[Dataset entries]
◇ ◇ ◇ ◇
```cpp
__device__ __forceinline__ void track_q4(const KParams& p, const NoiseParams& nz, size_t B, size_t t, double (&q4)[4]) {
    STE_UNROLL
    for (int c = 0; c < 2; ++c) {
        STE_UNROLL
        for (int r = 2; r < 4; ++r) q4[c * 2 + (r - 2)] = nz.Q ? nz.Q[(size_t)tix(c, r) * B + t] : p.m.Q[c * 4 + r];
    }
}

constexpr int kLeanK01 = kWorkD, kLeanK23 = kWorkD23;

struct LeanRow {
    double K[4][4], xb[4], Pb[10], xk[4], Pk[10];
};
__device__ __forceinline__ void load_lean_row(const KParams& p, size_t k, size_t B, size_t t, bool packed, LeanRow& g) {
    const double* w = p.rts_work + (k * kWorkElems) * B + t;
    STE_UNROLL
    for (int r = 0; r < 4; ++r) {
        g.K[r][0] = w[(kLeanK01 + 2 * r + 0) * B];
        g.K[r][1] = w[(kLeanK01 + 2 * r + 1) * B];
        g.K[r][2] = w[(kLeanK23 + 2 * r + 0) * B];
        g.K[r][3] = w[(kLeanK23 + 2 * r + 1) * B];
    }
    STE_UNROLL
    for (int c = 0; c < 4; ++c) g.xb[c] = w[(kWorkXb + c) * B];
    STE_UNROLL
    for (int e = 0; e < 10; ++e) g.Pb[e] = w[(kWorkPb + e) * B];
    load_vec(p.fwd_mean, k, B, t, g.xk);
    load_cov_p(p.fwd_cov, packed, k, B, t, g.Pk);
}

}
```

### ship-track-estimators_amd/csrc/ste_smooth.hip

```cpp
#include <hip/hip_runtime.h>

#include <cstddef>
#include <cstdint>

#include "../../include/ste.h"
#include "ste_err.h"
#include "ste_ukf.h"
#include "ste_smooth.h"
#include "ste_quad.h"

namespace ste {

template <bool kShift, bool kTrackNoise = false>
__device__ __forceinline__ void smooth_tile_l1(const KParams& p, const size_t t, const NoiseParams* nz = nullptr) {
    const size_t B = (size_t)p.ld;
    if (t >= (size_t)p.B) return;
    double q4[4] = {0.0, 0.0, 0.0, 0.0};
    if constexpr (kTrackNoise) track_q4(p, *nz, B, t, q4);
    const int ns = p.nsteps ? p.nsteps[t] : p.Nmax;
    const bool always_full = p.noise_pred || p.noise_upd || p.noise_rts;
    const bool all_eig = (p.tuning & STE_TUNING_EIG_GAINS) != 0;
    const double kappa = (p.m.wi + p.m.wi) * p.m.fan_scale;
    const double first_bad = p.first_bad[t];
    const int last_row = p.Nmax > 0 ? p.Nmax - 1 : 0;
    auto clampk = [&](int k) -> int { return min(max(k, 0), last_row); };

    double xs[4], Ps[10], xn[4], Pn[10];
    const bool packed = (p.flags & STE_FLAG_PACKED_COV) != 0;
    load_vec(p.fwd_mean, (size_t)ns, B, t, xs);
    load_cov_p(p.fwd_cov, packed, (size_t)ns, B, t, Ps);
    store_vec(p.sm_mean, (size_t)ns, B, t, xs);
    store_cov_p(p.sm_cov, packed, (size_t)ns, B, t, Ps);
    store_pos(p, (size_t)ns, B, t, xs);
    STE_UNROLL
    for (int c = 0; c < 4; ++c) xn[c] = xs[c];
    STE_UNROLL
    for (int e = 0; e < 10; ++e) Pn[e] = Ps[e];

    RecurRow nxt;
    int ui_n = -1;
    if (ns > 0) {
        load_recur_row<kShift>(p, (size_t)(ns - 1), B, t, always_full, nxt);
        ui_n = p.upd_idx[(size_t)(ns - 1) * B + t];
    }
    int st = 0;
    for (int k = p.Nmax - 1; k >= 0; --k) {
        if (!__any(k < ns)) continue;
        if (k < ns) {
            const RecurRow cur = nxt;
            const bool full = work_row_full(p, k, ui_n, always_full);
            double xb[4], Pb[10], K[4][4];
            st |= smoother_step_gain<kShift, kTrackNoise>(p, k, B, t, cur, xn, Pn, full, always_full, all_eig, kappa, first_bad, xb, Pb, K, q4);
            {
                const int kn = clampk(k - 1);
                load_recur_row<kShift>(p, (size_t)kn, B, t, always_full, nxt);
                ui_n = p.upd_idx[(size_t)kn * B + t];
            }
            double y[4];
            STE_UNROLL
            for (int c = 0; c < 4; ++c) y[c] = xs[c] - xb[c];
            y[3] = wrap180(y[3]);
            STE_UNROLL
            for (int r = 0; r < 4; ++r) {
                double acc = cur.xk[r];
                STE_UNROLL
                for (int c = 0; c < 4; ++c) acc = fma(K[r][c], y[c], acc);
                xs[r] = acc;
            }
            xs[3] = floored_mod(xs[3], 360.0);
            double dP[10];
            STE_UNROLL
            for (int e = 0; e < 10; ++e) dP[e] = Ps[e] - Pb[e];
            double KdP[4][4];
            STE_UNROLL
            for (int r = 0; r < 4; ++r) {
                STE_UNROLL
                for (int c = 0; c < 4; ++c) {
                    double acc = K[r][0] * dP[tix(0, c)];
                    STE_UNROLL
                    for (int i = 1; i < 4; ++i) acc = fma(K[r][i], dP[tix(i, c)], acc);
                    KdP[r][c] = acc;
                }
            }
            STE_UNROLL
            for (int r = 0; r < 4; ++r) {
                STE_UNROLL
                for (int c = r; c < 4; ++c) {
                    double acc = KdP[r][0] * K[c][0];
                    STE_UNROLL
                    for (int i = 1; i < 4; ++i) acc = fma(KdP[r][i], K[c][i], acc);
                    Ps[tix(r, c)] = cur.Pk[tix(r, c)] + acc;
                }
            }
            store_vec(p.sm_mean, (size_t)k, B, t, xs);
            store_cov_p(p.sm_cov, packed, (size_t)k, B, t, Ps);
            store_pos(p, (size_t)k, B, t, xs);
            STE_UNROLL
            for (int c = 0; c < 4; ++c) xn[c] = cur.xk[c];
            STE_UNROLL
            for (int e = 0; e < 10; ++e) Pn[e] = cur.Pk[e];
        }
    }
    double chk = 0.0;
    STE_UNROLL
    for (int c = 0; c < 4; ++c) chk += xs[c] * 0.0;
    STE_UNROLL
    for (int e = 0; e < 10; ++e) chk += Ps[e] * 0.0;
    if (!(chk == 0.0)) st |= STE_STATUS_NAN;
    if (st) atomicOr(&p.status[t], st);
}

template <bool kShift>
__global__ __launch_bounds__(64) void urtss_recur_l1(const KParams p) {
    smooth_tile_l1<kShift>(p, (size_t)blockIdx.x * 64 + threadIdx.x);
}
template <bool kShift>
__global__ __launch_bounds__(64) void urtss_recur_tn(const KParams p, const NoiseParams nz) {
    smooth_tile_l1<kShift, true>(p, (size_t)blockIdx.x * 64 + threadIdx.x, &nz);
}

template <bool kShift>
__global__ __launch_bounds__(64) void urtss_recur_sched(const SmoothSchedParams sp) {
    typedef const KParams __attribute__((address_space(4))) ConstKParams;
    const SmoothItem* ip = sp.items + blockIdx.x;
    const int kp = __builtin_amdgcn_readfirstlane(ip->kp), tile = __builtin_amdgcn_readfirstlane(ip->tile);
    const int prog = __builtin_amdgcn_readfirstlane(ip->prog), need = __builtin_amdgcn_readfirstlane(ip->need);
    if (__hip_atomic_load(sp.error, __ATOMIC_RELAXED, __HIP_MEMORY_SCOPE_AGENT) != 0 ||
        !sched_wait(sp.progress + prog, need, sp.timeout_ticks)) {
        if (threadIdx.x == 0) __hip_atomic_store(sp.error, 2, __ATOMIC_RELAXED, __HIP_MEMORY_SCOPE_AGENT);
        return;
    }
    const KParams& p = *(const KParams*)(ConstKParams*)(uintptr_t)(sp.kps + kp);
    smooth_tile_l1<kShift>(p, (size_t)tile * 64 + threadIdx.x);
}

template <bool kShift, bool kTrackNoise>
__global__ __launch_bounds__(64) void urtss_gains_all(const KParams p, const NoiseParams nz) {
    const size_t B = (size_t)p.ld;
    const size_t g = (size_t)blockIdx.x * 64 + threadIdx.x;
    if (g >= (size_t)p.B * (size_t)p.Nmax) return;
    const size_t t = g % (size_t)p.B;
    const int k = (int)(g / (size_t)p.B);
    const int ns = p.nsteps ? p.nsteps[t] : p.Nmax;
    if (k >= ns) return;
    const double fb_raw = p.first_bad[t];
    if (fb_raw < 0.0) return;
    const bool always_full = p.noise_pred || p.noise_upd || p.noise_rts;
    const bool all_eig = (p.tuning & STE_TUNING_EIG_GAINS) != 0;
    const double kappa = (p.m.wi + p.m.wi) * p.m.fan_scale;
    const bool packed = (p.flags & STE_FLAG_PACKED_COV) != 0;
    RecurRow cur;
    load_recur_row<kShift>(p, (size_t)k, B, t, always_full, cur);
    double xn[4], Pn[10];
    load_vec(p.fwd_mean, (size_t)k + 1, B, t, xn);
    load_cov_p(p.fwd_cov, packed, (size_t)k + 1, B, t, Pn);
    const bool full = work_row_full(p, k, p.upd_idx[(size_t)k * B + t], always_full);
    double xb[4], Pb[10], K[4][4], q4[4] = {0.0, 0.0, 0.0, 0.0};
    if constexpr (kTrackNoise) track_q4(p, nz, B, t, q4);
    const int st = smoother_step_gain<kShift, kTrackNoise>(p, k, B, t, cur, xn, Pn, full, always_full, all_eig, kappa, fb_raw, xb, Pb, K, q4);
    double* w = p.rts_work + ((size_t)k * kWorkElems) * B + t;
    STE_UNROLL
    for (int r = 0; r < 4; ++r) {
        w[(kLeanK01 + 2 * r + 0) * B] = K[r][0];
        w[(kLeanK01 + 2 * r + 1) * B] = K[r][1];
        w[(kLeanK23 + 2 * r + 0) * B] = K[r][2];
        w[(kLeanK23 + 2 * r + 1) * B] = K[r][3];
    }
    STE_UNROLL
    for (int c = 0; c < 4; ++c) w[(kWorkXb + c) * B] = xb[c];
    STE_UNROLL
    for (int e = 0; e < 10; ++e) w[(kWorkPb + e) * B] = Pb[e];
    if (st) atomicOr(&p.status[t], st);
}

__global__ __launch_bounds__(64) void urtss_recur_lean(const KParams p) {
    const size_t B = (size_t)p.ld;
    const size_t t = (size_t)blockIdx.x * 64 + threadIdx.x;
    if (t >= (size_t)p.B) return;
    const int ns = p.nsteps ? p.nsteps[t] : p.Nmax;
    const bool packed = (p.flags & STE_FLAG_PACKED_COV) != 0;
    const int last_row = p.Nmax > 0 ? p.Nmax - 1 : 0;
    {
        const double fb = p.first_bad[t];
        if (fb >= 0.0) p.first_bad[t] = -fb - 1.0;
    }
    double xs[4], Ps[10];
    load_vec(p.fwd_mean, (size_t)ns, B, t, xs);
    load_cov_p(p.fwd_cov, packed, (size_t)ns, B, t, Ps);
    store_vec(p.sm_mean, (size_t)ns, B, t, xs);
    store_cov_p(p.sm_cov, packed, (size_t)ns, B, t, Ps);
    store_pos(p, (size_t)ns, B, t, xs);
    LeanRow nxt;
    if (ns > 0) load_lean_row(p, (size_t)(ns - 1), B, t, packed, nxt);
    for (int k = p.Nmax - 1; k >= 0; --k) {
        if (!__any(k < ns)) continue;
        if (k < ns) {
            const LeanRow cur = nxt;
            load_lean_row(p, (size_t)min(max(k - 1, 0), last_row), B, t, packed, nxt);
            double y[4];
            STE_UNROLL
            for (int c = 0; c < 4; ++c) y[c] = xs[c] - cur.xb[c];
            y[3] = wrap180(y[3]);
            STE_UNROLL
            for (int r = 0; r < 4; ++r) {
                double acc = cur.xk[r];
                STE_UNROLL
                for (int c = 0; c < 4; ++c) acc = fma(cur.K[r][c], y[c], acc);
                xs[r] = acc;
            }
            xs[3] = floored_mod(xs[3], 360.0);
            double dP[10];
            STE_UNROLL
            for (int e = 0; e < 10; ++e) dP[e] = Ps[e] - cur.Pb[e];
            double KdP[4][4];
            STE_UNROLL
            for (int r = 0; r < 4; ++r) {
                STE_UNROLL
                for (int c = 0; c < 4; ++c) {
                    double acc = cur.K[r][0] * dP[tix(0, c)];
                    STE_UNROLL
                    for (int i = 1; i < 4; ++i) acc = fma(cur.K[r][i], dP[tix(i, c)], acc);
                    KdP[r][c] = acc;
                }
            }
            STE_UNROLL
// ... 210 lines not shown
```

Measured before the change: 7.939 billion.

## Prefetch next smoother row's stored xb/Pb and pin prefetched values in VGPRs

The RTS smoother loop now loads the next row's stored predicted mean/covariance (xb, Pb) and the upd_idx two steps ahead, one iteration early, so their global-memory latency overlaps the current step's gain and update arithmetic. Empty asm barriers (in_vgpr) force the prefetched values and the forward loop's prefetched dt/rates into vector registers, so the compiler cannot sink the loads back to their point of use. The cost is more live registers across the loop, which may lower occupancy or cause spills, and extra loads at the clamped tail rows.

```diff
diff --git a/ship-track-estimators_amd/csrc/ste_kernels.hip b/ship-track-estimators_amd/csrc/ste_kernels.hip
--- a/ship-track-estimators_amd/csrc/ste_kernels.hip
+++ b/ship-track-estimators_amd/csrc/ste_kernels.hip
@@ -695,6 +695,10 @@
         cr_n = p.cog_rate[t];
         ui_n = p.upd_idx[t];
     }
+    dt_n = in_vgpr(dt_n);
+    sr_n = in_vgpr(sr_n);
+    cr_n = in_vgpr(cr_n);
+    ui_n = in_vgpr(ui_n);
     for (int k = 0; k < p.Nmax; ++k) {
         const bool live = k < ns;
         if (!__any(live)) break;
diff --git a/ship-track-estimators_amd/csrc/ste_math.h b/ship-track-estimators_amd/csrc/ste_math.h
--- a/ship-track-estimators_amd/csrc/ste_math.h
+++ b/ship-track-estimators_amd/csrc/ste_math.h
@@ -173,6 +173,10 @@
     double s1, s2, s3, s4, s5, s6, c1, c2, c3, c4, c5, c6;
 };
 __device__ __forceinline__ double in_vgpr(double v) {
+    asm volatile("" : "+v"(v));
+    return v;
+}
+__device__ __forceinline__ int in_vgpr(int v) {
     asm volatile("" : "+v"(v));
     return v;
 }
diff --git a/ship-track-estimators_amd/csrc/ste_smooth.h b/ship-track-estimators_amd/csrc/ste_smooth.h
--- a/ship-track-estimators_amd/csrc/ste_smooth.h
+++ b/ship-track-estimators_amd/csrc/ste_smooth.h
@@ -30,18 +30,44 @@
     load_cov_p(p.fwd_cov, (p.flags & STE_FLAG_PACKED_COV) != 0, k, B, t, g.Pk);
 }
 
-template <bool kShift, bool kTrackNoise = false>
+template <bool kShift>
+__device__ __forceinline__ void consume_recur_row(bool d_rows23, RecurRow& g) {
+    if (kShift) {
+        g.shift[0] = in_vgpr(g.shift[0]);
+        g.shift[1] = in_vgpr(g.shift[1]);
+    }
+    STE_UNROLL
+    for (int e = 0; e < 4; ++e) g.D2[e] = in_vgpr(g.D2[e]);
+    if (d_rows23) {
+        STE_UNROLL
+        for (int e = 4; e < 8; ++e) g.D2[e] = in_vgpr(g.D2[e]);
+    }
+    STE_UNROLL
+    for (int c = 0; c < 4; ++c) g.xk[c] = in_vgpr(g.xk[c]);
+    STE_UNROLL
+    for (int e = 0; e < 10; ++e) g.Pk[e] = in_vgpr(g.Pk[e]);
+}
+
+__device__ __forceinline__ void load_stored_xb_pb(const KParams& p, size_t k, size_t B, size_t t, double (&xb)[4], double (&Pb)[10]) {
+    const double* w = p.rts_work + (k * kWorkElems) * B + t;
+    STE_UNROLL
+    for (int c = 0; c < 4; ++c) xb[c] = w[(kWorkXb + c) * B];
+    STE_UNROLL
+    for (int e = 0; e < 10; ++e) Pb[e] = w[(kWorkPb + e) * B];
+}
+
+template <bool kShift, bool kTrackNoise = false, bool kRowAhead = false>
 __device__ __forceinline__ int smoother_step_gain(const KParams& p, int k, size_t B, size_t t, const RecurRow& cur,
                                                   const double (&xn)[4], const double (&Pn)[10], bool full, bool always_full,
                                                   bool all_eig, double kappa, double first_bad, double (&xb)[4],
                                                   double (&Pb)[10], double (&K)[4][4], const double* q4 = nullptr) {
-    STE_UNROLL
-    for (int c = 0; c < 4; ++c) xb[c] = xn[c];
-    if (kShift) {
-        xb[2] += cur.shift[0];
-        xb[3] += cur.shift[1];
-    }
-    {
+    if (!kRowAhead || !full) {
+        STE_UNROLL
+        for (int c = 0; c < 4; ++c) xb[c] = xn[c];
+        if (kShift) {
+            xb[2] += cur.shift[0];
+            xb[3] += cur.shift[1];
+        }
         double bv[4];
         STE_UNROLL
         for (int c = 0; c < 4; ++c) bv[c] = xb[c] - cur.xk[c];
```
◇ ◇ ◇ ◇
» EXERCISE PROMPT:
Count each line above where the word "clampk" appears, and answer with nothing except that count.

» SOLUTION FOR THIS TASK:
2